Note: sbrk is deprecated on recent macOS versions, so behavior can be unreliable. For learning, it's fine; for production, use mmap/vm_allocate-style approaches instead.

Inject into a Process

Linux (bash/zsh):

export LD_PRELOAD=/absolute/path/malloc.so

macOS:

export DYLD_INSERT_LIBRARIES=/absolute/path/malloc.dylib

Now run any binary (e.g., ls) and it will use your allocator.

mmap for Large Allocations

Real allocators use mmap for large allocations instead of sbrk:

#include <sys/mman.h>

#define MMAP_THRESHOLD (128 * 1024)  // 128KB

void *allocate_large(size_t size) {
    size_t total = sizeof(block_header_t) + size;

    void *ptr = mmap(NULL, total,
                     PROT_READ | PROT_WRITE,
                     MAP_PRIVATE | MAP_ANONYMOUS,
                     -1, 0);

    if (ptr == MAP_FAILED) return NULL;

    block_header_t *block = ptr;
    block->size = size;
    block->free = 0;
    block->magic = BLOCK_MAGIC;
    block->next = NULL;

    return (void*)(block + 1);
}

void free_large(void *ptr, size_t size) {
    block_header_t *block = ((block_header_t*)ptr) - 1;
    munmap(block, sizeof(block_header_t) + size);
}

Why mmap for Large Blocks?

  1. Returns memory to OS: munmap immediately frees pages
  2. No fragmentation: Each allocation is independent
  3. Security: Fresh pages are zero-initialized
  4. Virtual address space: Doesn't grow the heap

Hybrid Strategy

void *my_malloc(size_t size) {
    if (size >= MMAP_THRESHOLD) {
        return allocate_large(size);
    }
    // Use sbrk-based allocator for small blocks
    return allocate_from_heap(size);
}

Thread Safety

Our allocator is NOT thread-safe.

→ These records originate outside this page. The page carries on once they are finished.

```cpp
template <int TB>
__global__ __launch_bounds__(64) void build_trees_kernel(MvModel mm, bool inference_leaves, bool write_full, int64_t row_begin, int64_t row_end,
                                                         bool apply_first, unsigned long long* negatives, bool from_mirror, bool only_heavy = false)
{
    extern __shared__ double t[];
    const int K = mm.K, lane = threadIdx.x;
    const int64_t nrows = mm.rowbase[mm.M];
    const int32_t* nk_all = mm.counts + nrows * K;
    int neg = 0;
    __builtin_amdgcn_s_setprio(3);
    for (int64_t row = row_begin + blockIdx.x; row < row_end; row += gridDim.x) {
        if (only_heavy && mm.heavy[row] != MVHDP_ROW_HEAVY) continue;
        int m = 0;
        while (m + 1 < mm.M && row >= mm.rowbase[m + 1]) m++;
        int32_t* cnt = mm.counts + row * K;
        int32_t* dl = mm.delta + row * K;
        const int32_t* nk = nk_all + (int64_t)m * K;
        const double* al = mm.alpha + (int64_t)m * (K + 1);
        const double beta = mm.beta[m], beta_sum = mm.beta_sum[m], gamma = mm.gamma[m];
        uint16_t* c16 = mm.counts16 + row * K;
        const bool light_src = from_mirror && mm.heavy[row] != MVHDP_ROW_HEAVY;
        bool hv = false;
        if (!from_mirror) {
            long long sum = 0;
            for (int k0 = 0; k0 < K; k0 += WAVE * TB) {
                int cv[TB], dv[TB];
#pragma unroll
                for (int u = 0; u < TB; u++) {
                    const int k = k0 + u * WAVE + lane;
                    cv[u] = (k < K) ? cnt[k] : 0;
                    dv[u] = (apply_first && k < K) ? dl[k] : 0;
                }
#pragma unroll
                for (int u = 0; u < TB; u++) {
                    const int k = k0 + u * WAVE + lane;
                    if (k < K) {
                        int c = cv[u];
                        if (apply_first) {
                            const int d = dv[u];
                            if (d) { c += d; cnt[k] = c; dl[k] = 0; neg += c < 0; }
                        }
                        sum += c < 0 ? 70000 : c;
                    }
                }
            }
#pragma unroll
            for (int sft = 32; sft >= 1; sft >>= 1) sum += __shfl_xor(sum, sft, WAVE);
            hv = sum > 65534;
            if (lane == 0) mm.heavy[row] = hv ? MVHDP_ROW_HEAVY : (sum > 32767 ? MVHDP_ROW_BIG : 0);
        }
        for (int k0 = 0; k0 < K; k0 += WAVE * TB) {
            int cv[TB], nkv[TB];
            double alv[TB];
            bool inact[TB];
#pragma unroll
            for (int u = 0; u < TB; u++) {
                const int k = k0 + u * WAVE + lane;
                const bool in = k < K;
                cv[u] = in ? (light_src ? (int)c16[k] : cnt[k]) : 0;
                nkv[u] = in ? nk[k] : 0;
                alv[u] = (in && !inference_leaves) ? al[k] : 0.0;
                inact[u] = in && !inference_leaves && mm.inactive[k];
            }
#pragma unroll
            for (int u = 0; u < TB; u++) {
                const int k = k0 + u * WAVE + lane;
                if (k < K) {
                    const int c = cv[u];
                    if (light_src) cnt[k] = c;
                    else if (!from_mirror) c16[k] = hv ? (uint16_t)65535 : (uint16_t)c;
                    double leaf;
                    if (inference_leaves) {
                        leaf = ((double)c + beta) / ((double)nkv[u] + beta_sum);
                    } else if (inact[u]) {
                        leaf = 0.0;
                    } else {
                        double p_wt = ((double)c + beta) / ((double)nkv[u] + beta_sum);
                        leaf = gamma * alv[u] * p_wt;
                    }
                    t[K + k] = leaf;
                }
            }
        }
        tree_from_leaves(mm, row, t, lane, write_full);
    }
    if (apply_first && negatives) {
#pragma unroll
        for (int sft = 32; sft >= 1; sft >>= 1) neg += __shfl_xor(neg, sft, WAVE);
        if (lane == 0 && neg) atomicAdd(negatives, (unsigned long long)neg);
    }
}

hipError_t mvhdp_launch_build_trees(const MvModel& mm, bool inference_leaves, bool write_full, hipStream_t s, bool beside_samplers)
{
    if (!beside_samplers) return mvhdp_launch_build_trees_rows(mm, inference_leaves, write_full, 0, mm.rowbase[mm.M], false, nullptr, s);
    const int64_t nrows = mm.rowbase[mm.M];
    if (nrows <= 0) return hipSuccess;
    int grid = (int)(nrows < 65536 ? nrows : 65536);
    hipLaunchKernelGGL(build_trees_kernel<1>, dim3(grid), dim3(64), (size_t)2 * mm.K * sizeof(double), s, mm, inference_leaves, write_full,
                       (int64_t)0, nrows, false, (unsigned long long*)nullptr, false);
    return hipGetLastError();
}

hipError_t mvhdp_launch_build_trees_rows(const MvModel& mm, bool inference_leaves, bool write_full, int64_t row_begin, int64_t row_end,
                                         bool apply_first, unsigned long long* negatives, hipStream_t s)
{
    int64_t nrows = row_end - row_begin;
    if (nrows <= 0) return hipSuccess;
    int grid = (int)(nrows < 65536 ? nrows : 65536);
    if (mm.K > 512)
        hipLaunchKernelGGL(build_trees_kernel<8>, dim3(grid), dim3(64), (size_t)2 * mm.K * sizeof(double), s, mm, inference_leaves, write_full,
                           row_begin, row_end, apply_first, negatives, false);
    else
        hipLaunchKernelGGL(build_trees_kernel<4>, dim3(grid), dim3(64), (size_t)2 * mm.K * sizeof(double), s, mm, inference_leaves, write_full,
                           row_begin, row_end, apply_first, negatives, false);
    return hipGetLastError();
}

hipError_t mvhdp_launch_build_trees_from_mirror(const MvModel& mm, bool write_full, hipStream_t s, bool beside_samplers)
{
    const int64_t nrows = mm.rowbase[mm.M];
    if (nrows <= 0) return hipSuccess;
    int grid = (int)(nrows < 65536 ? nrows : 65536);
    if (beside_samplers)
        hipLaunchKernelGGL(build_trees_kernel<1>, dim3(grid), dim3(64), (size_t)2 * mm.K * sizeof(double), s, mm, false, write_full,
                           (int64_t)0, nrows, false, (unsigned long long*)nullptr, true);
    else if (mm.K > 512)
        hipLaunchKernelGGL(build_trees_kernel<8>, dim3(grid), dim3(64), (size_t)2 * mm.K * sizeof(double), s, mm, false, write_full,
                           (int64_t)0, nrows, false, (unsigned long long*)nullptr, true);
    else
        hipLaunchKernelGGL(build_trees_kernel<4>, dim3(grid), dim3(64), (size_t)2 * mm.K * sizeof(double), s, mm, false, write_full,
                           (int64_t)0, nrows, false, (unsigned long long*)nullptr, true);
    return hipGetLastError();
}

__global__ __launch_bounds__(256) void apply2_nk_kernel(int32_t* nk_dst, const int32_t* __restrict__ dA, int32_t* __restrict__ dB, int n, unsigned long long* negatives)
{
    const int i = blockIdx.x * blockDim.x + threadIdx.x;
    if (i >= n) return;
    int d = dA[i];
    if (dB) { const int d2 = dB[i]; if (d2) { d += d2; dB[i] = 0; } }
    if (d) { const int c = nk_dst[i] + d; nk_dst[i] = c; if (c < 0 && negatives) atomicAdd(negatives, 1ull); }
}

__global__ __launch_bounds__(256) void apply2_counts_kernel(MvModel mm, const int32_t* __restrict__ dA, int32_t* __restrict__ dB, bool use_mirror,
                                                           int64_t n_cells, int64_t n_all, unsigned long long* negatives)
{
    const int64_t stride = (int64_t)gridDim.x * blockDim.x;
    unsigned int* m32 = (unsigned int*)mm.counts16;
    const int K = mm.K;
    int neg = 0;
    __builtin_amdgcn_s_setprio(3);
    for (int64_t i = (int64_t)blockIdx.x * blockDim.x + threadIdx.x; i < n_all; i += stride) {
        int d = dA[i];
        if (dB) { const int d2 = dB[i]; if (d2) { d += d2; dB[i] = 0; } }
        if (!d) continue;
        const int old = __hip_atomic_fetch_add(&mm.counts[i], d, __ATOMIC_RELAXED, __HIP_MEMORY_SCOPE_AGENT);
        neg += old + d < 0;
        if (use_mirror && i < n_cells && mm.heavy[i / K] != MVHDP_ROW_HEAVY) __hip_atomic_fetch_add(&m32[i >> 1], (unsigned int)d << ((i & 1) * 16), __ATOMIC_RELAXED, __HIP_MEMORY_SCOPE_AGENT);
    }
    if (neg && negatives) atomicAdd(negatives, (unsigned long long)neg);
}

hipError_t mvhdp_launch_apply2_counts(const MvModel& dst, const int32_t* dA, int32_t* dB, bool use_mirror, unsigned long long* negatives, hipStream_t s)
{
    const int64_t cells = dst.rowbase[dst.M] * dst.K, all = cells + (int64_t)dst.M * dst.K;
// ... 1056 lines not shown
```

### mvtopicmodel_amd/csrc/mvhdp_plan.h

```cpp
#pragma once
#include <stdint.h>
#include <stddef.h>
#include <algorithm>
#include <cmath>
#include <cstring>

#include "mvhdp_device.h"
#include "../../include/mvhdp.h"

enum { PLAN_STREAM_MAIN = 0, PLAN_STREAM_A = 1, PLAN_STREAM_B = 2, PLAN_STREAM_C = 3, PLAN_STREAM_D = 4, PLAN_N_STREAMS = 5 };

struct PlanRegs { int regs[MVHDP_N_CLASSES][3]; };

struct PlanIn {
    int K = 0, M = 0;
    int64_t D = 0;
    int64_t mdt = 0;
    int64_t n_longer[5] = {0, 0, 0, 0, 0};
    bool have_order = false;
    unsigned long long tok_hist[MVHDP_HIST_BINS] = {0};
    unsigned long long ent_hist[MVHDP_ENT_BINS] = {0};
    uint32_t flags = 0;
    bool debug = false;
    bool batch = false;
    bool trees_current = false;
    bool unassigned = false;
    int first_inactive = -1;
    int num_cus = 256;
    size_t max_lds = 160 * 1024;
    PlanRegs regs{};
};

struct ClassLaunch {
    bool used = false;
    bool fast = false;
    int r = 0;
    int S_cap = 0;
    uint32_t wave_bytes = 0;
    int wpb = 0;
    size_t lds = 0;
    int grid = 0;
    int stream = PLAN_STREAM_MAIN;
    int walk = 0, narrow = 0;
    double theta[MVHDP_MAXM] = {0};
};

struct SweepPlan {
    int err = 0;
    const char* msg = "";
    uint32_t flags = 0;
    bool live = false, seg_apply = false, frozen = false, debug = false;
    bool overlap = false;
    int nseg = 1;
    int only_seg = -1;
    int S_cap = 0;
    bool fast = false;
    int pc = 0;
    bool route = false;
    int64_t H = 0;
    ClassLaunch cls[MVHDP_N_CLASSES];
    int class_map[MVHDP_N_CLASSES] = {0, 1, 2, 3, 4, 5};
    bool need_full = false;
    int nk_global = 0;
    uint32_t block_shared_bytes = 0;
    bool delta16 = false;
    bool live16 = false;
    bool live_rows = false;
    bool coef_lds = false;
    int dominant = 0;
    int walk_cfg = 0;
};

static inline double plan_class_tokens(const unsigned long long* tok_hist, int c)
{
    double t = 0;
    for (int b = 0; b < MVHDP_HIST_BINS; b++) {
        const int rounds = b + 1;
        int cb = 0;
        while (cb < 5 && rounds > (1 << cb)) cb++;
        if (b == MVHDP_HIST_BINS - 1) cb = 5;
        if (cb == c) t += (double)tok_hist[b];
    }
    return t;
}
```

Here's why and how to fix it:

The Race Condition

// Thread 1                      // Thread 2
block = find_free_block(100);    block = find_free_block(100);
// Both find same block!
block->free = 0;                 block->free = 0;
return payload(block);           return payload(block);
// BOTH return the SAME memory!

Solution 1: Global Lock (Simple but Slow)

#include <pthread.h>

static pthread_mutex_t malloc_lock = PTHREAD_MUTEX_INITIALIZER;

void *my_malloc(size_t size) {
    pthread_mutex_lock(&malloc_lock);
    void *result = my_malloc_internal(size);
    pthread_mutex_unlock(&malloc_lock);
    return result;
}

void my_free(void *ptr) {
    pthread_mutex_lock(&malloc_lock);
    my_free_internal(ptr);
    pthread_mutex_unlock(&malloc_lock);
}

Solution 2: Per-Thread Arenas (Fast but Complex)

Production allocators (jemalloc, tcmalloc) use thread-local arenas:

__thread arena_t *thread_arena = NULL;

void *my_malloc(size_t size) {
    if (!thread_arena) {
        thread_arena = create_arena();
    }
    return arena_alloc(thread_arena, size);
}

Benefits:

  • No lock contention between threads
  • Cache-friendly (each thread has local data)
  • Scales with CPU cores

Solution 3: Lock-Free Structures (Expert Level)

Using atomic operations and CAS (Compare-And-Swap):

#include <stdatomic.h>

_Atomic block_header_t *free_list_head = NULL;

void add_to_free_list(block_header_t *block) {
    block_header_t *expected;
    do {
        expected = atomic_load(&free_list_head);
        block->next = expected;
    } while (!atomic_compare_exchange_weak(
        &free_list_head, &expected, block));
}

Trade-offs Summary

Block Splitting:

  • Pros: Reduces internal fragmentation
  • Cons: More blocks, slight overhead

mmap for Large Blocks:

  • Pros: Returns memory to OS, no fragmentation
  • Cons: System call overhead, not for small allocations

Thread Safety:

  • Global lock: Simple but contention bottleneck
  • Per-thread arenas: Fast but memory overhead
  • Lock-free: Fastest but very complex to implement correctly

Minimum Block Size

Choosing MIN_BLOCK_SIZE wisely:

  • Too small: create many unusable fragments
  • Too large: waste space that could be used

16 bytes is reasonable - can hold at least two pointers or small data.